Reputation: 39
I fit the Multinomial logistic regression model and I'd like to obtain confusion matrix to obtain the accuracy
library("glmnet")
x=data.matrix(train[-1])
y= data.matrix(train[1])
x_test=data.matrix(test[-1])
y_test=unlist(test[1])
fit.glm=glmnet(x,y,family="multinomial",alpha = 1, type.multinomial = "grouped")
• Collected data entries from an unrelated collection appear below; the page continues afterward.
## Specialise split kernel per wave with compile-time circulant addresses and negated lambda

Instantiates the split decoder body once per 64-lane wave, so circulant rotation offsets become compile-time constants and the modulo wrap is dropped wherever a wave's rotated window cannot wrap. It also stores lambda negated, so the syndrome parity becomes an XOR of sign bits and the variable-node update folds the sign, moves the syndrome flags to an explicit LDS address space, and raises the number of orig slots kept in LDS. The aim is fewer VALU address and compare instructions per iteration, at the cost of many more template instantiations, larger code and more instruction-cache pressure.

```diff
diff --git a/ecc_ldpc_amd/csrc/fused_rows.h b/ecc_ldpc_amd/csrc/fused_rows.h
--- a/ecc_ldpc_amd/csrc/fused_rows.h
+++ b/ecc_ldpc_amd/csrc/fused_rows.h
@@ -11,12 +11,33 @@
     ctab_t p;
     __device__ __forceinline__ uint32_t lo(int k) const { return p[k] & 0xffffu; }
     __device__ __forceinline__ uint32_t hi(int k) const { return p[k] >> 16; }
+    static constexpr bool nowrap(int) { return false; }
+    static constexpr bool any_wrap(int) { return true; }
 };
 template <typename CT, int SZ, class T, int EBEG>
 struct StatRow {
     static constexpr uint32_t CPW = QcGeom<SZ>::CPW, V = QcGeom<SZ>::V, ES = sizeof(CT);
     __device__ __forceinline__ constexpr uint32_t lo(int k) const { return T::rot[EBEG + k] * CPW * ES; }
     __device__ __forceinline__ constexpr uint32_t hi(int k) const { return T::bc[EBEG + k] * V * ES; }
+    static constexpr bool nowrap(int) { return false; }
+    static constexpr bool any_wrap(int) { return true; }
+};
+template <int SZ, int WV>
+struct WaveRot {
+    static_assert(WV < 0 || (QcGeom<SZ>::CPW == 1 && SZ % 64 == 0), "wave-specialised addresses: whole waves of one frame");
+    static constexpr uint32_t rot(uint32_t r) { return WV < 0 ? r * QcGeom<SZ>::CPW : (64u * WV + r) % SZ; }
+    static constexpr bool nowrap(uint32_t r) { return WV >= 0 && rot(r) + 63 < SZ; }
+};
+template <typename CT, int SZ, class T, int EBEG, int WV>
+struct StatRowW {
+    static constexpr uint32_t V = QcGeom<SZ>::V, ES = sizeof(CT);
+    __device__ __forceinline__ constexpr uint32_t lo(int k) const { return WaveRot<SZ, WV>::rot(T::rot[EBEG + k]) * ES; }
+    __device__ __forceinline__ constexpr uint32_t hi(int k) const { return T::bc[EBEG + k] * V * ES; }
+    static constexpr bool nowrap(int k) { return WaveRot<SZ, WV>::nowrap(T::rot[EBEG + k]); }
+    static constexpr bool any_wrap(int d) {
+        for (int k = 0; k < d; k++) if (!nowrap(k)) return true;
+        return false;
+    }
 };
 struct DynTab {
     ctab_t p;
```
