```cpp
extern "C" int l3d_chamfer_combine(const double *partials, int world, float *loss, l3d_stream_t stream)
{
    L3D_REQUIRE(partials && loss && world > 0);
    hipLaunchKernelGGL(chamfer_combine_kernel, dim3(1), dim3(64), 0, (hipStream_t)stream, partials, world, loss);
    return l3d_check_launch();
}
```

Before: 122,600.

## Add uniform-grid spatial-hash Chamfer forward kernel for mid-size clouds

Adds a Chamfer nearest-neighbour kernel that bins the candidate cloud into a per-block uniform grid in shared memory, with a counting sort and prefix scan. Each query searches only its 3x3x3 neighbouring cells and falls back to an exact brute-force scan when the found distance is not below one cell width. The aim is to replace the O(N*M) brute-force search with a mostly local search for N=M=1024. Each block rebuilds the grid redundantly, and badly clustered inputs can push many queries into the exact fallback path.

```diff
diff --git a/include/l3d_hip_testing.h b/include/l3d_hip_testing.h
--- a/include/l3d_hip_testing.h
+++ b/include/l3d_hip_testing.h
@@ -9,6 +9,7 @@
 
 int l3d_chamfer_forward_variant(const float *xyz1, const float *xyz2, int B, int N, int M, float *dist1,
                                 float *dist2, int32_t *idx1, int32_t *idx2, int variant, l3d_stream_t stream);
+
 
 int l3d_chamfer_backward_variant(const float *xyz1, const float *xyz2, int B, int N, int M,
                                  const float *graddist1, const float *graddist2, const int32_t *idx1,
diff --git a/learning3d_amd/csrc/chamfer.hip b/learning3d_amd/csrc/chamfer.hip
--- a/learning3d_amd/csrc/chamfer.hip
+++ b/learning3d_amd/csrc/chamfer.hip
@@ -3,6 +3,8 @@
 #define CTILE 2048
 #define CWAVES 4
 #define CUNROLL 8
+#define CHAMFER_GRID_MIN 1024
+#define CHAMFER_GRID_MAX 2048
 #define CHAMFER_LL_BLOCKS 64
 #define CHAMFER_LL_WS_BYTES (16 + CHAMFER_LL_BLOCKS * 16)
 
@@ -262,15 +264,20 @@
 
 int l3d_chamfer_forward_mfma(const float *xyz1, const float *xyz2, int B, int N, int M, float *dist1, float *dist2,
                              int32_t *idx1, int32_t *idx2, hipStream_t stream);
+int l3d_chamfer_forward_grid(const float *xyz1, const float *xyz2, int B, int N, int M, float *dist1, float *dist2,
+                             int32_t *idx1, int32_t *idx2, hipStream_t stream);
 
 extern "C" int l3d_chamfer_forward_variant(const float *xyz1, const float *xyz2, int B, int N, int M,
                                            float *dist1, float *dist2, int32_t *idx1, int32_t *idx2,
                                            int variant, l3d_stream_t stream)
 {
-    L3D_REQUIRE(xyz1 && xyz2 && dist1 && dist2 && idx1 && idx2 && B > 0 && N > 0 && M > 0 && variant >= 0 && variant <= 3);
+    L3D_REQUIRE(xyz1 && xyz2 && dist1 && dist2 && idx1 && idx2 && B > 0 && N > 0 && M > 0 && variant >= 0 && variant <= 4);
     L3D_REQUIRE(B <= 65535);
     const int l3d_chamfer_forward_mode = variant;
-    const int mx = N > M ? N : M;
+    const int mx = N > M ? N : M, mn = N < M ? N : M;
+    const long grid_wgs2 = (long)l3d_divup(mx, 128) * B * 2;
+    if (variant == 4 || (variant == 1 && mn >= CHAMFER_GRID_MIN && mx <= CHAMFER_GRID_MAX && grid_wgs2 * CWAVES >= 1024))
+        return l3d_chamfer_forward_grid(xyz1, xyz2, B, N, M, dist1, dist2, idx1, idx2, (hipStream_t)stream);
     if (variant == 3 || (variant == 1 && (long)N * M >= (1L << 24) && (long)2 * l3d_divup(mx, 512) * B >= 128))
         return l3d_chamfer_forward_mfma(xyz1, xyz2, B, N, M, dist1, dist2, idx1, idx2, (hipStream_t)stream);
     const long wgs2 = (long)l3d_divup(mx, 128) * B * 2;
diff --git a/learning3d_amd/csrc/chamfer_grid.hip b/learning3d_amd/csrc/chamfer_grid.hip
--- /dev/null
+++ b/learning3d_amd/csrc/chamfer_grid.hip
@@ -0,0 +1,279 @@
+#include "common.h"
+
+#define GRID_THREADS 256
+#define GRID_QPW 128
+#define GRID_MAXC 2048
+#define GRID_GMAX 12
+#define GRID_SUB 64
+
+__device__ __forceinline__ void chamfer_grid_exact_scan(const float4 *img, int Nc, const float4 *list, int L, float *__restrict__ dq,
+                                                        int32_t *__restrict__ iq, int tid)
+{
+    const int sub = tid & (GRID_SUB - 1), grp = tid / GRID_SUB;
+    for (int e0 = 0; e0 < L; e0 += GRID_THREADS / GRID_SUB) {
+        const int e = e0 + grp;
+        const float4 q = list[min(e, L - 1)];
+        float best = INFINITY;
+        int besti = 0x7fffffff;
+        for (int t = sub; t < Nc; t += GRID_SUB * 8) {
+            float4 c[8];
+#pragma unroll
+            for (int v = 0; v < 8; v++) c[v] = img[min(t + GRID_SUB * v, Nc - 1)];
+#pragma unroll
+            for (int v = 0; v < 8; v++) {
+                const float dx = c[v].x - q.x, dy = c[v].y - q.y, dz = c[v].z - q.z;
+                const float d = (dx * dx + dy * dy) + dz * dz;
+                const int ci = __float_as_int(c[v].w);
+                const bool take = d < best || (d == best && ci < besti);
+                best = take ? d : best;
+                besti = take ? ci : besti;
+            }
+        }
+#pragma unroll
+        for (int off = GRID_SUB / 2; off > 0; off >>= 1) {
+            const float od = __shfl_xor(best, off, 64);
+            const int oi = __shfl_xor(besti, off, 64);
+            const bool take = od < best || (od == best && oi < besti);
+            best = take ? od : best;
+            besti = take ? oi : besti;
+        }
+        if (sub == 0 && e < L) {
+            const int ql = __float_as_int(q.w);
+            dq[ql] = best;
+            iq[ql] = best < INFINITY ? besti : 0;
+        }
+    }
+}
+
+__device__ __forceinline__ int chamfer_grid_cell(float v, float lo, float s, float gm1)
+{
+    const float t = (v - lo) * s;
+    return (int)fminf(fmaxf(t, 0.f), gm1);
+}
+
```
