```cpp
#ifdef DCF_CLOCK_STAMPS
constexpr uint32_t kClkSlots = 8, kClkGroups = 4096;
__device__ unsigned long long g_clk_stamps[kClkSlots * kClkGroups * 4];
__device__ __forceinline__ void clk_stamp(uint32_t slot, uint32_t phase) {
  const uint32_t wg = blockIdx.x + gridDim.x * blockIdx.y;
  if (threadIdx.x == 0 && wg < kClkGroups) {
    const unsigned long long t = __builtin_amdgcn_s_memtime(), r = __builtin_amdgcn_s_memrealtime();
    unsigned long long* o = g_clk_stamps + ((size_t)slot * kClkGroups + wg) * 4 + 2 * phase;
    __hip_atomic_store(o, t, __ATOMIC_RELAXED, __HIP_MEMORY_SCOPE_AGENT);
    __hip_atomic_store(o + 1, r, __ATOMIC_RELAXED, __HIP_MEMORY_SCOPE_AGENT);
  }
}
#define DCF_CLK(slot, phase) clk_stamp(slot, phase)
#else
#define DCF_CLK(slot, phase)
#endif

__device__ __forceinline__ uint32_t bswap32(uint32_t x) { return __builtin_amdgcn_perm(x, x, 0x00010203u); }

__device__ __forceinline__ uint32_t load_bits32(const uint8_t* __restrict__ p, uint32_t c, uint32_t nbytes) {
  if ((nbytes & 3u) == 0) return bswap32(*reinterpret_cast<const uint32_t*>(p + 4 * c));
  uint32_t w = 0;
#pragma unroll
  for (int k = 0; k < 4; ++k) {
    const uint32_t idx = 4 * c + k;
    w = (w << 8) | (idx < nbytes ? (uint32_t)p[idx] : 0u);
  }
  return w;
}

}
```

### dcf_amd/csrc/kernels_stream.h

```cpp
#pragma once

#include "aes_lds.h"
#include "kernels16.h"

namespace {

__device__ __forceinline__ uint32_t dequeue_unit(uint32_t* ctr) {
  uint32_t u = 0;
  if ((threadIdx.x & 63u) == 0) u = atomicAdd(ctr, 1u);
  return __builtin_amdgcn_readfirstlane(u);
}

constexpr uint32_t kStreamUnit = 256;

__device__ __forceinline__ uint32_t lane_rank(uint64_t mask) {
  return __builtin_amdgcn_mbcnt_hi((uint32_t)(mask >> 32), __builtin_amdgcn_mbcnt_lo((uint32_t)mask, 0u));
}

template <int NS, bool XREG, bool MULTI>
struct StreamLane {
  uint32_t s[NS][4], v[NS][4], t[NS], ph[NS], lev[NS], cur[NS];
  uint32_t xw[NS][4];
  bool fresh[NS];
  const uint8_t* xp[NS];
  uint32_t ci[NS], pt[NS];
  bool alive[NS];
};

template <int NS, bool XREG, bool MULTI>
__device__ __forceinline__ void stream_load_x(StreamLane<NS, XREG, MULTI>& L, int i, const uint8_t* row,
                                              uint32_t nbytes) {
  if (nbytes == 16) {
    const uint4 x = *reinterpret_cast<const uint4*>(row);
    L.xw[i][0] = x.x; L.xw[i][1] = x.y; L.xw[i][2] = x.z; L.xw[i][3] = x.w;
  } else {
#pragma unroll
    for (int w = 0; w < 4; ++w) L.xw[i][w] = (4u * w < nbytes) ? reinterpret_cast<const uint32_t*>(row)[w] : 0u;
  }
}
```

cvfit=cv.glmnet(x, y, family="multinomial", type.multinomial = "grouped", parallel = TRUE)
y_predict=unlist(predict(cvfit, newx = x_test, s = "lambda.min", type = "class"))
and then to calculate confusion matrix I use caret library
library("lattice")
library("ggplot2")
library("caret")
confusionMatrix(data=y_predict,reference=y_test)
I am getting this error which I do not know how to solve that
Error in confusionMatrix.default(data = y_predict, reference = y_test) : The data must contain some levels that overlap the reference.
I just post the str of y_predict
and y_test
. They might be helpful
str(y_predict)
chr [1:301, 1] "6" "2" "7" "9" "3" "2" "3" "6" "6" "8" "6" "5" "6" ...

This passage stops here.